ペット情報
  • スコティッシュフォールド
  • 9歳
  • 4kg
  • 病名/ストルバイト尿石症
  • 薬名/トランサミン

5年前、ストルバイト尿石症と診断されました

猫がトイレを出たり入ったりウロウロしており、観察しているといつものようにしゃがんで排尿のポーズはするものの、尿が一滴も出ていませんでした。

何回か繰り返した後、少量の尿をしたのでトイレシーツを見てみると、普段と比較して赤っぽい色の尿が点々とあり、血尿だとわかりました。

猫は腎臓系が弱いので、尿閉塞になっては大変だと、トイレシーツごと持参して動物病院を受診しました。

シリンジを頂き、採尿して再度受診し、顕微鏡を覗かせていただくとストルバイトがたくさんあり、ストルバイト尿石症だと診断されました。

トランサミン錠を与えたら5日ほどで改善

ストルバイト尿石症は腎臓や膀胱内に石(ストルバイト)ができてしまい、排尿時の痛みや不快感、排尿障害をもたらします。

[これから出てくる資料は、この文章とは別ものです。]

# jthorborg/signalizer

Hardware: AMD Instinct MI355X
Metric: 32768-pt stereo STFT frames/sec (75% overlap); achieved HBM GB/s vs peak (higher is better)
Workload: dtype f32

## Files before the change

signalizer_amd/csrc/fft_scalar.hpp:

```cpp
#pragma once
#include "fft_common.hpp"

namespace sgz {

__device__ __forceinline__ v2 cmulScalar(v2 c, float2 w)
{
    const float t0 = c.x * w.x, t1 = c.x * w.y;
    return v2{__builtin_fmaf(-c.y, w.y, t0), __builtin_fmaf(c.y, w.x, t1)};
}
__device__ __forceinline__ float2 cmulScalar(float2 c, float2 w)
{
    const float t0 = c.x * w.x, t1 = c.x * w.y;
    return float2{__builtin_fmaf(-c.y, w.y, t0), __builtin_fmaf(c.y, w.x, t1)};
}
__device__ __forceinline__ float2 csqScalar(float2 w)
{
    const float d = w.x * w.x;
    return float2{__builtin_fmaf(-w.y, w.y, d), (w.x + w.x) * w.y};
}

template <int LR, int S, int BASE, int NREG>
__device__ __forceinline__ void ditStage(v2 (&c)[NREG])
{
    constexpr int n = 1 << LR, m = 1 << S, h = m / 2;
#pragma unroll
    for (int k0 = 0; k0 < n; k0 += m) {
#pragma unroll
        for (int j = 0; j < h; ++j) {
            const int ia = BASE + brev(k0 + j, LR), ib = BASE + brev(k0 + j + h, LR);
            const v2 a = c[ia], b = c[ib];
            const int tw = j * (32 / m);
            if (tw == 0) { c[ia] = a + b; c[ib] = a - b; }
            else if (tw == 8) { c[ia] = v2{a.x + b.y, a.y - b.x}; c[ib] = v2{a.x - b.y, a.y + b.x}; }
            else if (tw < 8) {
                const float cs = cos32(tw), sn = sin32(tw);
                const float pr = __builtin_fmaf(b.y, sn, __builtin_fmaf(b.x, cs, a.x));
                const float pi = __builtin_fmaf(b.x, -sn, __builtin_fmaf(b.y, cs, a.y));
                c[ia] = v2{pr, pi};
                c[ib] = v2{__builtin_fmaf(2.f, a.x, -pr), __builtin_fmaf(2.f, a.y, -pi)};
            } else {
                const float cs = cos32(tw - 8), sn = sin32(tw - 8);
                const float pr = __builtin_fmaf(b.x, -sn, __builtin_fmaf(b.y, cs, a.x));
                const float pi = __builtin_fmaf(b.y, -sn, __builtin_fmaf(b.x, -cs, a.y));
                c[ia] = v2{pr, pi};
                c[ib] = v2{__builtin_fmaf(2.f, a.x, -pr), __builtin_fmaf(2.f, a.y, -pi)};
            }
        }
    }
}

template <int LR, int BASE, int NREG, int FIRST = 1>
__device__ __forceinline__ void ditScalar(v2 (&c)[NREG])
{
    if constexpr (FIRST <= 1) ditStage<LR, 1, BASE>(c);
    if constexpr (FIRST <= 2 && LR >= 2) ditStage<LR, 2, BASE>(c);
    if constexpr (LR >= 3) ditStage<LR, 3, BASE>(c);
    if constexpr (LR >= 4) ditStage<LR, 4, BASE>(c);
    if constexpr (LR >= 5) ditStage<LR, 5, BASE>(c);
}

__device__ __forceinline__ void bflyPackedLow(v2 &a, v2 &b, v2 k)
{
    v2 t, p, q;
    asm("v_pk_fma_f32 %0, %1, %2, %3 op_sel_hi:[1,0,1]" : "=v"(t) : "v"(b), "s"(k), "v"(a));
    asm("v_pk_fma_f32 %0, %1, %2, %3 op_sel:[1,1,0] op_sel_hi:[0,1,1] neg_hi:[1,0,0]" : "=v"(p) : "v"(b), "s"(k), "v"(t));
    asm("v_pk_fma_f32 %0, %1, 2.0, %2 op_sel_hi:[1,0,1] neg_lo:[0,0,1] neg_hi:[0,0,1]" : "=v"(q) : "v"(a), "v"(p));
    a = p; b = q;
}
__device__ __forceinline__ void bflyPackedHigh(v2 &a, v2 &b, v2 k)
{
    v2 t, p, q;
    asm("v_pk_fma_f32 %0, %1, %2, %3 op_sel:[1,0,0] op_sel_hi:[0,0,1] neg_hi:[1,0,0]" : "=v"(t) : "v"(b), "s"(k), "v"(a));
    asm("v_pk_fma_f32 %0, %1, %2, %3 op_sel:[0,1,0] op_sel_hi:[1,1,1] neg_lo:[1,0,0] neg_hi:[1,0,0]" : "=v"(p) : "v"(b), "s"(k), "v"(t));
    asm("v_pk_fma_f32 %0, %1, 2.0, %2 op_sel_hi:[1,0,1] neg_lo:[0,0,1] neg_hi:[0,0,1]" : "=v"(q) : "v"(a), "v"(p));
    a = p; b = q;
}
__device__ __forceinline__ void bflyPackedRot(v2 &a, v2 &b)
{
    v2 p, q;
    asm("v_pk_add_f32 %0, %1, %2 op_sel:[0,1] op_sel_hi:[1,0] neg_hi:[0,1]" : "=v"(p) : "v"(a), "v"(b));
    asm("v_pk_add_f32 %0, %1, %2 op_sel:[0,1] op_sel_hi:[1,0] neg_lo:[0,1]" : "=v"(q) : "v"(a), "v"(b));
    a = p; b = q;
}

template <bool UNIT_A>
__device__ __forceinline__ void bflyPackedFusedTw(v2 &a, v2 &b, v2 ta, v2 tb)
{
    v2 u = a, t, p, q;
    if constexpr (!UNIT_A) {
        v2 m;
        asm("v_pk_mul_f32 %0, %1, %2 op_sel:[0,0] op_sel_hi:[1,0]" : "=v"(m) : "v"(a), "v"(ta));
        asm("v_pk_fma_f32 %0, %1, %2, %3 op_sel:[1,1,0] op_sel_hi:[0,1,1] neg_lo:[1,0,0]" : "=v"(u) : "v"(a), "v"(ta), "v"(m));
    }
    asm("v_pk_fma_f32 %0, %1, %2, %3 op_sel:[0,0,0] op_sel_hi:[1,0,1]" : "=v"(t) : "v"(b), "v"(tb), "v"(u));
    asm("v_pk_fma_f32 %0, %1, %2, %3 op_sel:[1,1,0] op_sel_hi:[0,1,1] neg_lo:[1,0,0]" : "=v"(p) : "v"(b), "v"(tb), "v"(t));
    asm("v_pk_fma_f32 %0, %1, 2.0, %2 op_sel_hi:[1,0,1] neg_lo:[0,0,1] neg_hi:[0,0,1]" : "=v"(q) : "v"(u), "v"(p));
    a = p; b = q;
}

template <int LR, int S, int BASE, int NREG>
__device__ __forceinline__ void ditStagePacked(v2 (&c)[NREG])
{
    constexpr int n = 1 << LR, m = 1 << S, h = m / 2;
#pragma unroll
    for (int k0 = 0; k0 < n; k0 += m) {
#pragma unroll
        for (int j = 0; j < h; ++j) {
            const int ia = BASE + brev(k0 + j, LR), ib = BASE + brev(k0 + j + h, LR);
            const int tw = j * (32 / m);
            if (tw == 0) { const v2 a = c[ia], b = c[ib]; c[ia] = a + b; c[ib] = a - b; }
            else if (tw == 8) bflyPackedRot(c[ia], c[ib]);
            else if (tw < 8) bflyPackedLow(c[ia], c[ib], v2{cos32(tw), sin32(tw)});
            else bflyPackedHigh(c[ia], c[ib], v2{cos32(tw - 8), sin32(tw - 8)});
        }
    }
}
template <int LR, int BASE, int NREG, int FIRST = 1>
__device__ __forceinline__ void ditPacked(v2 (&c)[NREG])
{
    if constexpr (FIRST <= 1) ditStagePacked<LR, 1, BASE>(c);
    if constexpr (FIRST <= 2 && LR >= 2) ditStagePacked<LR, 2, BASE>(c);
    if constexpr (LR >= 3) ditStagePacked<LR, 3, BASE>(c);
    if constexpr (LR >= 4) ditStagePacked<LR, 4, BASE>(c);
    if constexpr (LR >= 5) ditStagePacked<LR, 5, BASE>(c);
}

}
```

signalizer_amd/csrc/spectrum_real.hip:

```cpp
#include <algorithm>

#include "real_common.hpp"

#ifdef SGZ_DEBUG
#define RCLK(slot)                                                                                                     \
    do {                                                                                                               \
        if (prm.phaseClock && (tid & 63) == 0 && unit == long(prm.clkUnit)) prm.phaseClock[16 * (tid >> 6) + (slot)] = __builtin_readcyclecounter(); \
    } while (0)
#define RTRACE(which)                                                                                                  \
    do {                                                                                                               \
        if (prm.phaseClock && prm.clkUnit == 0xffffu && tid == 0) {                                                    \
            unsigned long long *t = prm.phaseClock + 256 + 4 * unit;                                                   \
            t[which] = __builtin_amdgcn_s_memrealtime();                                                               \
            if (which == 0) { t[2] = __builtin_amdgcn_s_getreg(4 | (31 << 11)); t[3] = __builtin_amdgcn_s_getreg(20 | (31 << 11)) | (static_cast<unsigned long long>(blockIdx.x) << 32); } \
        }                                                                                                              \
    } while (0)
#else
#define RCLK(slot) do { } while (0)
#define RTRACE(which) do { } while (0)
#endif

namespace sgz {

template <int R1, int LR1, int BASE, int Q = 0>
__device__ __forceinline__ void e1WriteRun(uint32_t wa, const v2 (&c)[32])
{
    if constexpr (Q < R1) { ldsWrite64<(Q & 15) * 512 * 8>(wa + uint32_t(Q >> 4) * 65536u, c[BASE + brev(Q, LR1)]); e1WriteRun<R1, LR1, BASE, Q + 1>(wa, c); }
}

template <int R1, int LR1, int Q = 0>
__device__ __forceinline__ void e1WritePairRun(uint32_t wa, const v2 (&c)[32])
{
    if constexpr (Q < R1) { ldsWrite128<(Q & 15) * 512 * 8>(wa + uint32_t(Q >> 4) * 65536u, c[brev(Q, LR1)], c[R1 + brev(Q, LR1)]); e1WritePairRun<R1, LR1, Q + 1>(wa, c); }
}

template <int R, int R1, int U, int LR1, int u = 0>
__device__ __forceinline__ void pass1Columns(v2 (&c)[R])
{
    if constexpr (u < U) {
        ditPacked<LR1, u * R1>(c);
        pass1Columns<R, R1, U, LR1, u + 1>(c);
    }
}

constexpr float kRotA1Cm1 = -0x1.3bd3ccp-24f, kRotA1Sin = 0x1.921fb4p-12f;
constexpr float kRotA4Cm1 = -0x1.3bd3c8p-20f, kRotA4Sin = 0x1.921faap-10f;
__device__ __forceinline__ float4 rotatePhaseForward(const float4 ph, const float cm1, const float sn)
{
    const v2 pc = v2{ph.x, ph.y}, ps = v2{ph.z, ph.w};
    const v2 kc = v2{cm1, cm1}, ks = v2{sn, sn};
    const v2 c2 = __builtin_elementwise_fma(pc, kc, __builtin_elementwise_fma(ps, -ks, pc));
    const v2 s2 = __builtin_elementwise_fma(ps, kc, __builtin_elementwise_fma(pc, ks, ps));
    return float4{c2.x, c2.y, s2.x, s2.y};
}
__device__ __forceinline__ float2 rotateTwiddle(const float2 w, const float cm1, const float sn)
{
    const v2 v = v2{w.x, w.y}, sw = v2{w.y, w.x};
    const v2 r = __builtin_elementwise_fma(v, v2{cm1, cm1}, __builtin_elementwise_fma(sw, v2{sn, -sn}, v));
    return float2{r.x, r.y};
}
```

重症になると排尿ができず、尿毒症になってしまうこともあるそうです。

もともと猫には多いとのことで、遺伝的なものなのらしいとのことでした。

ただ、獣医師が周辺地域の犬猫の結石がすごく増えていて、水道水が怪しいのではないか、と仰っていたので、水道水をそのまま与えていたのを、浄水器を通してから与えるようになりました。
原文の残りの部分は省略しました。